Yeah, and I think the important thing to recognize is that we won’t – we won’t build that pipe or sections of that pipe without having it contracted for. So we just don’t do it on speculations with – we’d have to have signed contracts before we start putting that in.

Mark Barnett

Analyst

Okay. I guess, just regarding any of the smaller plan projects with the curtailments and whatnot and with your own ramp down, are there any other projects that are potentially looking at kind of a delayed timeframe or...

Ron Tanski

Management

No, no, Northern Access is full go. We’ve got the Line N extension. We’re adding more compression capacity on Line N to be able to take in more production from range resources. And, again, we’ve gotten more, I guess, we’re surprised that the further Tioga County Extension that people are ramping up their interest there – or central Tioga County Extensions. So, no, we don’t see any slowdown in what we’ve talked about before.

Mark Barnett

Analyst

Okay, I think – and just a last quick question, maybe, a sort of, a more general question. With gas prices where they’re at, have you thought about your hedging strategy in this and maybe that’s going to be any different this year or is it kind of a little – is that not really going to change?

Dave Smith

Management

Yeah, I think our general hedging strategy will stay the same where we’ll take advantage of the Contango shape of the curve and layer new trades throughout the course of the fiscal year. What I think may be different is that given where prices are, we may be towards the lower end of our range of hedge percentages. If you go to our IR deck, we have a graph in there that show sort of where we generally like to be at different points in the fiscal year. And we may be towards the low end of that range.

Mark Barnett

Analyst

Great. Appreciate the detail. Thanks, guys.

Dave Smith

Management

Okay.

Operator

Operator

Your next question is a follow up from the line of Timm with Citigroup.

Timm Schneider

Analyst

Hey, guys, just real quick, because I was rushing through my notes here, I just want to make sure I got this right. Did you say, with respect to Owl’s Nest and liquids, did you say that you think all of the 90,000 acres are perspective for liquids or it that just a location of where you’ll have the cryo plant potentially?

Matt Cabell

Management

It’s not all 90,000 acres, no, it would be more the western portion of that, but then, it’s not just Owl’s Nest, we could – you can kind of move and – a long trend to that same area at Owl’s Nest and they’re – we’ve got quite a bit of acreages that falls into that window.

Timm Schneider

Analyst

All right. So as I look at your map here, recent presentation, page 19, the stuff you have in Mercer, that’s the 15,000 acres, correct? That’s the Henderson area?

Matt Cabell

Management

Right.

Timm Schneider

Analyst

Okay, got it. All right. Thank you.

Operator

Operator

And there are no further questions. I would now like to turn the call back over to Mr. Tim Silverstein for closing comments.

Tim Silverstein

Analyst

Thank you, Deb [ph]. We’d like to thank everyone for taking the time to be with us today.

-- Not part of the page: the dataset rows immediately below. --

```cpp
constexpr uint8_t kClsWs = 1, kClsPunct = 2;
constexpr uint32_t kNoRank = 0xFFFFFFFFu;
#ifndef SWT_LANE_TILE
#define SWT_LANE_TILE 384
#endif
#ifndef SWT_LANE_CAP
#define SWT_LANE_CAP 512
#endif
constexpr int kLaneTile = SWT_LANE_TILE;
constexpr int kLaneCap = SWT_LANE_CAP;
constexpr uint64_t kDirectBytes = 1024, kDirectSents = 64;

struct BpeHash { uint32_t a, b, c; };
constexpr BpeHash kHash1{0x9E3779u, 0x85EBCBu, 0xC2B2AFu}, kHash2{0x27D4EBu, 0x165667u, 0x9E3779u};
__host__ __device__ __forceinline__ uint32_t bpe_hash(uint32_t l, uint32_t r, uint32_t sh, BpeHash k) {
  uint32_t x = (l & 0xFFFFFFu) * k.a + (r & 0xFFFFFFu) * k.b;
  x ^= x >> 16;
  return ((x & 0xFFFFFFu) * k.c) >> sh;
}

__device__ __forceinline__ bool slot_lookup(const BpeSlot *__restrict__ slots, uint32_t sh, uint32_t l, uint32_t r,
                                            uint32_t &rank, uint32_t &merged) {
  const uint4 r1 = *reinterpret_cast<const uint4 *>(&slots[bpe_hash(l, r, sh, kHash1)]);
  const uint4 r2 = *reinterpret_cast<const uint4 *>(&slots[bpe_hash(l, r, sh, kHash2)]);
  const bool h1 = r1.x == r && r1.y == l, h2 = r2.x == r && r2.y == l;
  rank = h1 ? r1.z : r2.z;
  merged = h1 ? r1.w : r2.w;
  return h1 || h2;
}

__device__ __forceinline__ uint32_t slot_value(const BpeSlot *__restrict__ slots, uint32_t sh, uint32_t l, uint32_t r) {
  const uint4 r1 = *reinterpret_cast<const uint4 *>(&slots[bpe_hash(l, r, sh, kHash1)]);
  const uint4 r2 = *reinterpret_cast<const uint4 *>(&slots[bpe_hash(l, r, sh, kHash2)]);
  const uint32_t a = (r1.x == r && r1.y == l) ? r1.z : kNoRank;
  const uint32_t b = (r2.x == r && r2.y == l) ? r2.z : kNoRank;
  return a & b;
}

__device__ uint32_t merge_word(uint32_t *s, uint32_t n, const BpeSlot *__restrict__ slots, uint32_t sh) {
  while (n >= 2) {
    uint32_t best = 0xFFFFFFFFu, bm = 0, bl = 0, br = 0;
    uint32_t a = s[0];
    for (uint32_t i = 0; i + 1 < n; i++) {
      const uint32_t b = s[i + 1];
      uint32_t rk, mg;
      if (slot_lookup(slots, sh, a, b, rk, mg) && rk < best) { best = rk; bm = mg; bl = a; br = b; }
      a = b;
    }
    if (best == 0xFFFFFFFFu) break;
    uint32_t j = 0, i = 0;
    while (i < n) {
      const uint32_t x = s[i];
      if (i + 1 < n && x == bl && s[i + 1] == br) { s[j++] = bm; i += 2; }
      else { s[j++] = x; i++; }
    }
    n = j;
  }
  return n;
}

struct GiantResult { uint64_t end; uint32_t ntok; };

__device__ GiantResult giant_word(const uint8_t *__restrict__ text, uint64_t pos, uint64_t send,
                                  const uint8_t *__restrict__ cls_tab, const BpeSlot *__restrict__ slots, uint32_t sh,
                                  uint32_t *out) {
  GiantResult r{pos, 0};
  uint32_t n = 0;
  bool first = true;
  while (r.end < send) {
    const uint8_t b = text[r.end];
    int len = utf8_len(b);
    if (r.end + len > send) len = (int)(send - r.end);
    uint32_t cp = b;
    if (b >= 0x80 && len > 1) {
      cp = b & (0xFF >> (len + 1));
      for (int i = 1; i < len; i++) cp = (cp << 6) | (text[r.end + i] & 0x3F);
    }
    const uint8_t c = utf8_is_cont(b) ? kClsWs : ((cls_tab && cp < kNumCodePoints) ? cls_tab[cp] : (uint8_t)0);
    if (c & kClsWs) { if (first) r.end += len; break; }
    if (c & kClsPunct) { if (first) { out[n++] = cp; r.end += len; } break; }
    out[n++] = cp;
    r.end += len;
    first = false;
  }
  n = merge_word(out, n, slots, sh);
  for (uint32_t i = 1; i < n; i++) out[i] |= SWT_BPE_CONT;
  r.ntok = n;
  return r;
}

template <int Cap>
struct LaneLds {
  static constexpr int Blocks = Cap / 64;
  __attribute__((aligned(16))) uint8_t txt[Cap + 16];
  uint32_t sym[Cap + 4];
  uint32_t val[Cap + 4];
  uint16_t wl[Cap + 2];
  unsigned long long sbits[Blocks + 1];
  unsigned long long symmask[Blocks + 1];
  unsigned long long vmask[Blocks + 1];
  uint32_t sympre[Blocks + 1];
  uint32_t blkpre[Blocks + 1];
};
struct LaneShared {
  uint32_t cls2[64];
  GiantResult giant;
};

struct LaneTile {
  uint64_t s_lo, s_hi;
  uint64_t span_base, span_end;
  uint64_t s_next;
  uint64_t cb;
  uint32_t *tile_out;
  uint32_t run;
};
struct LaneChunk {
  uint64_t abase;
  uint32_t off0, staged, nblk;
  uint32_t ce;
  uint32_t nsym, nw;
  int cut;
  bool last, giant;
};

__device__ __forceinline__ void wave_sync() {
  __builtin_amdgcn_fence(__ATOMIC_RELEASE, "wavefront");
  __builtin_amdgcn_wave_barrier();
  __builtin_amdgcn_fence(__ATOMIC_ACQUIRE, "wavefront");
}

constexpr uint32_t kDirtyVal = 0xFFFFFFFEu;

template <bool Packed>
__device__ void slow_word(uint32_t *S, uint32_t *V, const uint32_t n0, const BpeSlot *__restrict__ slots, uint32_t sh,
                          const uint32_t *__restrict__ merged_of_rank) {
  uint32_t n = n0;
  for (;;) {
    uint32_t m = kNoRank;
    for (uint32_t i = 0; i + 1 < n; i++) m = min(m, V[i]);
    if (m == kNoRank) break;
    const uint32_t mg = Packed ? (SWT_SYM_BASE + (m & 0xFFFFu)) : merged_of_rank[m];
    uint32_t i = 0, j = 0;
    while (i < n) {
      const uint32_t vi = V[i];
      const bool take = i + 1 < n && vi == m;
      const uint32_t s = take ? mg : (S[i] & ~SWT_BPE_CONT);
      if (take && j) V[j - 1] = kDirtyVal;
      S[j] = j ? (s | SWT_BPE_CONT) : s;
      V[j] = take ? kDirtyVal : vi;
      i += take ? 2u : 1u;
      j++;
    }
    n = j;
    V[n - 1] = kNoRank;
    for (uint32_t k = 0; k + 1 < n; k++)
      if (V[k] == kDirtyVal) V[k] = slot_value(slots, sh, S[k] & ~SWT_BPE_CONT, S[k + 1] & ~SWT_BPE_CONT);
  }
  for (uint32_t k = n; k < n0; k++) S[k] = kInvalidTok;
}

__device__ __forceinline__ void lane_classes(LaneShared &L, const uint8_t *__restrict__ cls_tab, int lane) {
  uint32_t w = 0;
  if (cls_tab) {
    const uint4 v = reinterpret_cast<const uint4 *>(cls_tab)[lane];
    auto pk = [](uint32_t d) {
      uint32_t x = d & 0x03030303u;
      x = (x | (x >> 6)) & 0x000F000Fu;
      return (x | (x >> 12)) & 0xFFu;
    };
    w = pk(v.x) | (pk(v.y) << 8) | (pk(v.z) << 16) | (pk(v.w) << 24);
  }
  L.cls2[lane] = w;
}

template <int Cap>
__device__ __forceinline__ void lane_split(LaneLds<Cap> &L, const uint32_t *cls2, const uint8_t *__restrict__ text, uint64_t n_bytes,
                                           const uint64_t *__restrict__ sent_off, const uint8_t *__restrict__ cls_tab,
                                           const BpeSlot *__restrict__ slots, uint32_t sh, const LaneTile &T, LaneChunk &C, int lane) {
  constexpr int Blocks = Cap / 64;
  const unsigned long long lt = (1ull << lane) - 1ull;
  const unsigned long long le = (2ull << lane) - 1ull;
  const uint64_t abase = T.cb & ~15ull;
  const uint32_t off0 = (uint32_t)(T.cb - abase);
  const uint64_t avail = T.span_end - abase;
  const bool last = avail <= (uint64_t)Cap;
  const uint32_t staged = last ? (uint32_t)avail : (uint32_t)Cap;
  const uint32_t nblk = (staged + 63) >> 6;

  for (uint32_t c = lane * 16; c < staged; c += 64 * 16) {
    const uint64_t g = abase + c;
    if (g + 16 <= n_bytes && ((reinterpret_cast<uintptr_t>(text + g) & 15) == 0)) {
      *reinterpret_cast<uint4 *>(&L.txt[c]) = *reinterpret_cast<const uint4 *>(text + g);
    } else {
      for (int i = 0; i < 16; i++) L.txt[c + i] = (g + i < n_bytes) ? text[g + i] : (uint8_t)' ';
    }
  }
  if (lane <= Blocks) L.sbits[lane] = 0ull;
  wave_sync();
  for (uint64_t s = T.s_next + lane; s < T.s_hi; s += 64) {
    const uint64_t o = sent_off[s];
    if (o >= abase + staged) break;
    if (o >= T.cb) atomicOr(&L.sbits[(o - abase) >> 6], 1ull << ((o - abase) & 63));
  }
  wave_sync();

  uint32_t nsym = 0, nw = 0;
  bool prev_wb = true;
  bool pend_open = false;
  uint32_t pend_cp = 0;
  int cut = -1;
  for (uint32_t blk = 0; blk < nblk; blk++) {
    const uint32_t p = blk * 64 + lane;
    const bool inr = p >= off0 && p < staged;
    const uint8_t b = inr ? L.txt[p] : (uint8_t)' ';
    const bool lead = !utf8_is_cont(b);
    uint32_t cp = b;
    if (b >= 0xC0) {
      int len = utf8_len(b);
      if (p + len > staged) len = (int)(staged - p);
      if (len > 1) {
        cp = b & (0xFF >> (len + 1));
        for (int i = 1; i < len; i++) cp = (cp << 6) | (L.txt[p + i] & 0x3F);
      }
    }
    uint32_t c = kClsWs;
    if (inr && lead)
      c = cp < 1024u ? ((cls2[cp >> 4] >> ((cp & 15u) << 1)) & 3u) : ((cls_tab && cp < kNumCodePoints) ? (cls_tab[cp] & 3u) : 0u);
    const unsigned long long INR = __ballot(inr);
    const unsigned long long LEAD = __ballot(lead);
    const unsigned long long WSm = __ballot(lead && (c & kClsWs));
    const unsigned long long PNm = __ballot(lead && (c & kClsPunct));
    const unsigned long long CONT = ~LEAD;
    unsigned long long WB = WSm | PNm | ((prev_wb && (CONT & 1ull)) ? 1ull : 0ull);
    WB |= (WB << 1) & CONT;
    WB |= (WB << 1) & CONT;
    WB |= (WB << 1) & CONT;
    const unsigned long long SS = L.sbits[blk];
    const unsigned long long first_bit = blk == 0 ? (1ull << off0) : 0ull;
    const unsigned long long before = (WB << 1) | (prev_wb ? 1ull : 0ull) | SS | first_bit;
    const unsigned long long SYM = LEAD & ~WSm & INR;
    const unsigned long long WSTART = SYM & (PNm | before);
    {
      const unsigned long long CUT = LEAD & (WSm | PNm | SS) & __ballot(inr && p > off0 && p + 4 <= staged);
      if (CUT) cut = (int)(blk * 64 + 63 - __builtin_clzll(CUT));
    }
    const bool is_sym = (SYM >> lane) & 1ull;
    const bool wstart = (WSTART >> lane) & 1ull;
    const unsigned long long after = SYM & ~le;
    const uint32_t q = after ? (uint32_t)__builtin_ctzll(after) : 64u;
    const bool hasnext = is_sym && q < 64 && !((WSTART >> (q & 63)) & 1ull);
    const uint32_t f = SYM ? (uint32_t)__builtin_ctzll(SYM) : 64u;
    const bool joins = pend_open && f < 64 && !((WSTART >> (f & 63)) & 1ull);
    const uint32_t si = nsym + (uint32_t)__popcll(SYM & lt);
    const uint32_t cpn = __shfl(cp, (int)(q & 63));
    const bool jp = joins && lane == 63;
    const uint32_t cpf = __builtin_amdgcn_readlane(cp, (int)(f & 63));
    const bool want = hasnext || jp;
    uint32_t v = kNoRank;
    if (want) v = slot_value(slots, sh, jp ? pend_cp : cp, jp ? cpf : cpn);
    if (is_sym) {
      L.sym[si] = wstart ? cp : (cp | SWT_BPE_CONT);
      if (!hasnext) L.val[si] = kNoRank;
    }
    if (want) L.val[jp ? nsym - 1 : si] = v;
    if (wstart) L.wl[nw + (uint32_t)__popcll(WSTART & lt)] = (uint16_t)si;
    if (lane == 0) { L.symmask[blk] = SYM; L.sympre[blk] = nsym; }
    nw += (uint32_t)__popcll(WSTART);
    nsym += (uint32_t)__popcll(SYM);
    if (SYM) {
      const int li = 63 - __builtin_clzll(SYM);
      const unsigned long long tail = li == 63 ? 0ull : ~((2ull << li) - 1ull);
      pend_open = ((WSm | PNm | SS) & tail) == 0ull && !((PNm >> li) & 1ull);
      pend_cp = __builtin_amdgcn_readlane(cp, li);
    } else {
      pend_open = false;
    }
    prev_wb = (WB >> 63) & 1ull;
  }
  wave_sync();
  C.abase = abase;
  C.off0 = off0;
  C.staged = staged;
  C.nblk = nblk;
  C.ce = staged;
  C.nsym = nsym;
  C.nw = nw;
  C.cut = cut;
  C.last = last;
  C.giant = false;
}

template <int Cap, int Mode>
__device__ __forceinline__ void lane_chunk_end(LaneLds<Cap> &L, GiantResult &giant, const uint8_t *__restrict__ text, const uint64_t *__restrict__ sent_off,
                                               const uint8_t *__restrict__ cls_tab, const BpeSlot *__restrict__ slots, uint32_t sh,
                                               LaneTile &T, LaneChunk &C, int lane, uint32_t *__restrict__ sent_local,
                                               const uint32_t *__restrict__ uslot, unsigned long long *__restrict__ rec,
                                               unsigned long long *__restrict__ drec, const DirectOut &direct) {
  constexpr bool kDirect = Mode == 2, kRec = Mode == 1;
  if (!C.last) {
    if (C.cut < 0) {
      if (lane == 0) {
        uint64_t s = T.s_next;
        while (s < T.s_hi && sent_off[s] <= T.cb) s++;
        const uint64_t send = sent_off[s];
        giant = giant_word(text, T.cb, send, cls_tab, slots, sh, T.tile_out + T.run);
      }
      wave_sync();
      const GiantResult g = giant;
      uint32_t mine = 0;
      for (uint64_t s = T.s_next + lane; s < T.s_hi; s += 64) {
        if (sent_off[s] >= g.end) break;
        if (kDirect) direct.off[s] = T.run; else if (Mode == 0) sent_local[s] = T.run;
        if (kRec) {
          drec[s] = (unsigned long long)(T.span_base + T.run) | ((unsigned long long)g.ntok << 32);
          rec[uslot[s]] = (unsigned long long)s | ((unsigned long long)g.ntok << 32);
        }
        mine++;
      }
      for (int d = 32; d >= 1; d >>= 1) mine += __shfl_xor(mine, d);
      T.s_next += mine;
      T.run += g.ntok;
      T.cb = g.end;
      C.giant = true;
      C.nw = 0;
      C.nsym = 0;
      wave_sync();
      return;
    }
    C.ce = (uint32_t)C.cut;
    C.nsym = L.sympre[C.ce >> 6] + (uint32_t)__popcll(L.symmask[C.ce >> 6] & ((1ull << (C.ce & 63)) - 1ull));
    uint32_t keep = 0;
    for (uint32_t k0 = 0; k0 < C.nw; k0 += 64) {
      const uint32_t k = k0 + lane;
      keep += (uint32_t)__popcll(__ballot(k < C.nw && L.wl[k] < C.nsym));
    }
    C.nw = keep;
  }
  if (lane == 0) L.wl[C.nw] = (uint16_t)C.nsym;
  T.cb = C.abase + C.ce;
  wave_sync();
}

template <int Cap>
__device__ __forceinline__ void lane_words_count(const LaneLds<Cap> &L, uint32_t nw, int lane, uint32_t &c2, uint32_t &c1, uint32_t &c0) {
  c0 = c1 = c2 = 0;
  for (uint32_t k0 = 0; k0 < nw; k0 += 64) {
    const uint32_t k = k0 + lane;
    const uint32_t n = k < nw ? (uint32_t)L.wl[k + 1] - (uint32_t)L.wl[k] : 0u;
    c0 += (uint32_t)__popcll(__ballot(n >= 2 && n <= 4));
    c1 += (uint32_t)__popcll(__ballot(n >= 5 && n <= 8));
    c2 += (uint32_t)__popcll(__ballot(n >= 9));
  }
}
template <int Cap>
__device__ __forceinline__ void lane_words_write(const LaneLds<Cap> &L, uint32_t nw, int lane, uint16_t *list, uint32_t o2, uint32_t o1,
                                                 uint32_t o0) {
  const unsigned long long lt = (1ull << lane) - 1ull;
  for (uint32_t k0 = 0; k0 < nw; k0 += 64) {
    const uint32_t k = k0 + lane;
    const uint32_t n = k < nw ? (uint32_t)L.wl[k + 1] - (uint32_t)L.wl[k] : 0u;
    const unsigned long long M0 = __ballot(n >= 2 && n <= 4), M1 = __ballot(n >= 5 && n <= 8), M2 = __ballot(n >= 9);
    if (n >= 9) list[o2 + (uint32_t)__popcll(M2 & lt)] = (uint16_t)k;
    else if (n >= 5) list[o1 + (uint32_t)__popcll(M1 & lt)] = (uint16_t)k;
    else if (n >= 2) list[o0 + (uint32_t)__popcll(M0 & lt)] = (uint16_t)k;
    o0 += (uint32_t)__popcll(M0);
    o1 += (uint32_t)__popcll(M1);
    o2 += (uint32_t)__popcll(M2);
  }
}

template <bool Packed>
__device__ __forceinline__ uint32_t rank_key(uint32_t v, uint32_t slot) {
  return Packed ? ((v & 0xFFFF0000u) | slot) : (v >= (1u << 27) ? (0xFFFFFFE0u | slot) : ((v << 5) | slot));
}
template <bool Packed>
__device__ __forceinline__ uint32_t scan_key(const uint32_t *V, uint32_t n) {
  const uint32_t nm1 = n - 1u;
  uint32_t key = 0xFFFFFFFFu;
  for (uint32_t i0 = 0; i0 < nm1; i0 += 4) {
    const uint32_t i1 = min(i0 + 1u, nm1), i2 = min(i0 + 2u, nm1), i3 = min(i0 + 3u, nm1);
    const uint32_t k0 = rank_key<Packed>(V[i0], i0), k1 = rank_key<Packed>(V[i1], i1);
    const uint32_t k2 = rank_key<Packed>(V[i2], i2), k3 = rank_key<Packed>(V[i3], i3);
    key = min(min(key, k0), min(min(k1, k2), k3));
  }
  return key;
}
struct LaneWord {
  uint32_t n, alive;
  uint32_t where;
// ... 580 lines not shown
```

subword-tokenizers_amd/csrc/swt_dedup.hip:

```cpp

#include "swt_dedup.h"

namespace swt {

constexpr uint8_t kClsWs = SWT_CLS_BERT_WS, kClsPunct = SWT_CLS_BERT_PUNCT, kClsPySpace = SWT_CLS_PY_SPACE;
constexpr int kClsLds = 1024;
#ifndef SWT_DTILE
#define SWT_DTILE 1024
#endif
#ifndef SWT_DCAP
#define SWT_DCAP 1536
#endif
constexpr int kDTile = SWT_DTILE;
constexpr int kDCap = SWT_DCAP;
constexpr int kDBlocks = kDCap / 64;
#ifndef SWT_WORDREF_WAVES
#define SWT_WORDREF_WAVES 7
#endif
constexpr unsigned long long kDOffMask = (1ull << 40) - 1ull;
constexpr uint32_t kRefSlot = 0x80000000u;
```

A replay of this call will be available in approximately 2:00 pm Eastern Time on both our website and by telephone. And we’ll run through the close of business on Friday, February 10, 2012. To access the replay online, visit our Investor Relations’ website at investor.nationalfuelgas.com, and to access by telephone, call 1-888-286-8010 and enter pass code 562-172-87. This concludes our conference call for today. Thank you and goodbye.

Operator

Operator

Thank you very much. This concludes today’s conference. Thank you for your participation. You may now disconnect. Have a great day.